Check each line of the entries. Copy the ones that contain the string "bytes".

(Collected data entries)

# # # # # # #

#define CTB_CUDA(expr)                                                                                         \
  do {                                                                                                         \
    cudaError_t e__ = (expr);                                                                                  \
// ... 328 lines not shown
  xa_ = (float*)alloc(hp_.n_embd * 4); xb_ = (float*)alloc(hp_.n_embd * 4);
  qkv_ = (float*)alloc(qkv * 4);
  attn_ = (float*)alloc(hp_.n_embd * 4); attn_o_ = (float*)alloc(hp_.n_embd * 4);
  ffn_ = (float*)alloc((size_t)nff_ * 4);
  ffn2_ = (float*)alloc((size_t)nff_ * 4);
  d_logits_ = (float*)alloc((size_t)hp_.n_vocab * 4);
  d_embd_ = (float*)alloc(hp_.n_embd * 4);
  {
    const size_t nl = (size_t)hp_.n_seq * hp_.n_vocab, ne = (size_t)hp_.n_seq * hp_.n_embd, bytes = (nl + ne) * 4 + (size_t)hp_.n_seq * 8;
    kept_logits_ = (float*)alloc(bytes);
    kept_embd_ = kept_logits_ + nl;
    kept_pick_ = (int*)(kept_embd_ + ne);
    CTB_CUDA(cudaMemset(kept_logits_, 0, bytes));
  }
  d_sync_ = (unsigned*)alloc(64);
  CTB_CUDA(cudaMemset(d_state_, 0, 64));
  CTB_CUDA(cudaMemset(d_sync_, 0, 64));
  h_logits_ = HostMem((size_t)hp_.n_vocab * 4);
  h_embd_ = HostMem((size_t)hp_.n_embd * 4);
  memset(h_logits_.get(), 0, (size_t)hp_.n_vocab * 4);
  memset(h_embd_.get(), 0, (size_t)hp_.n_embd * 4);
  step_ring_ = StateRing(d_state_, 4, 512);

  if (const char* e = getenv("CTB_NO_PDL")) pdl_ = !(e[0] == '1');
  if (const char* e = getenv("CTB_NO_SPEC")) spec_on_ = !(e[0] == '1');
  if (const char* e = getenv("CTB_STEP_FUSE")) fused_ = !(e[0] == '0');
  if (const char* e = getenv("CTB_NO_PREFILL")) prefill_on_ = !(e[0] == '1');
  if (const char* e = getenv("CTB_PREFILL_MIN")) prefill_min_ = std::max(1, atoi(e));
  h_spec_tok_ = HostMem(16);
  {
// ... 239 lines not shown
    push_matvec(p, MVK_OUT);
    mark_exchange(first_op);

  }
  {
    StepOp op{};
    op.ph.kind = PH_PICK;
    op.ph.pk.logits = d_logits_; op.ph.pk.state = d_state_; op.ph.pk.out_tokens = nullptr; op.ph.pk.n = hp_.n_vocab;
    ops_.push_back(op);
  }
  bool any_stream = false;
  for (const StepOp& op : ops_) any_stream |= op.ph.kind == PH_MATVEC && op.stream;
  std::vector<Phase> phs;
  for (const StepOp& op : ops_) if (op.ph.kind != PH_XCHG && (op.ph.kind != PH_MATVEC || op.stream)) phs.push_back(op.ph);
  const StepLaunch sl = step_launch_plan(phs.data(), (int)phs.size(), sm_count_);
  step_grid_ = sl.grid; step_slots_ = sl.n_slots; step_smem_ = sl.smem; step_q3_ = sl.q3;
  if (const char* e = getenv("CTB_ST_SLOTS")) {
    const int want = atoi(e);
    if (want >= ST_W && want < step_slots_ && want % ST_W == 0) { step_smem_ -= (size_t)(step_slots_ - want) * ST_SLOT; step_slots_ = want; }
  }
  ring_attn_ = st_attn_ring_ok(hp_.n_ctx, step_slots_) && !getenv("CTB_NO_RING_ATTN");
  for (StepOp& op : ops_) if (op.ph.kind == PH_ATTN) op.ph.q6 = ring_attn_ ? 1 : 0;
  if (any_stream && step_slots_ < ST_W) throw std::runtime_error("model rows are too long for the step kernel's shared memory");
  if (any_stream) {
    CTB_CUDA(step_set_smem_limit(step_smem_));
    StepLaunch pl = sl;
    pl.n_slots = step_slots_; pl.smem = step_smem_;
    step_pair_ = step_pair_choose(pl, phs.data(), (int)phs.size());
  } else {
    fused_ = false;
  }
  d_prog_ = (Phase*)alloc((ops_.size() + 1) * sizeof(Phase), 256);
  d_prog_mv_ = (Phase*)alloc((ops_.size() + 1) * sizeof(Phase), 256);
  d_bounds_ = (int*)alloc((ops_.size() + 1) * (size_t)(sm_count_ + 1) * 4, 256);
  d_bounds_mv_ = (int*)alloc((ops_.size() + 1) * (size_t)(sm_count_ + 1) * 4, 256);
}

void Engine::upload_prog(Phase* dst, int* dst_bounds, const std::vector<StepOp>& ops) {
  std::vector<Phase> phs(ops.size());
  for (size_t i = 0; i < ops.size(); i++) phs[i] = ops[i].ph;
  CTB_CUDA(cudaMemcpy(dst, phs.data(), phs.size() * sizeof(Phase), cudaMemcpyHostToDevice));
  std::vector<Phase> run = phs;
  for (size_t i = 0; i < ops.size(); i++) if (ops[i].ph.kind == PH_XCHG || (ops[i].ph.kind == PH_MATVEC && !ops[i].stream)) run[i].kind = -1;
  const std::vector<int> b = step_bounds(run.data(), (int)run.size(), sm_count_);
  CTB_CUDA(cudaMemcpy(dst_bounds, b.data(), b.size() * 4, cudaMemcpyHostToDevice));
}

struct ProfMark {
  Event ev;
  int kind;
};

# # # # # # #

— Response for this exercise —
    const size_t nl = (size_t)hp_.n_seq * hp_.n_vocab, ne = (size_t)hp_.n_seq * hp_.n_embd, bytes = (nl + ne) * 4 + (size_t)hp_.n_seq * 8;
    kept_logits_ = (float*)alloc(bytes);
    CTB_CUDA(cudaMemset(kept_logits_, 0, bytes));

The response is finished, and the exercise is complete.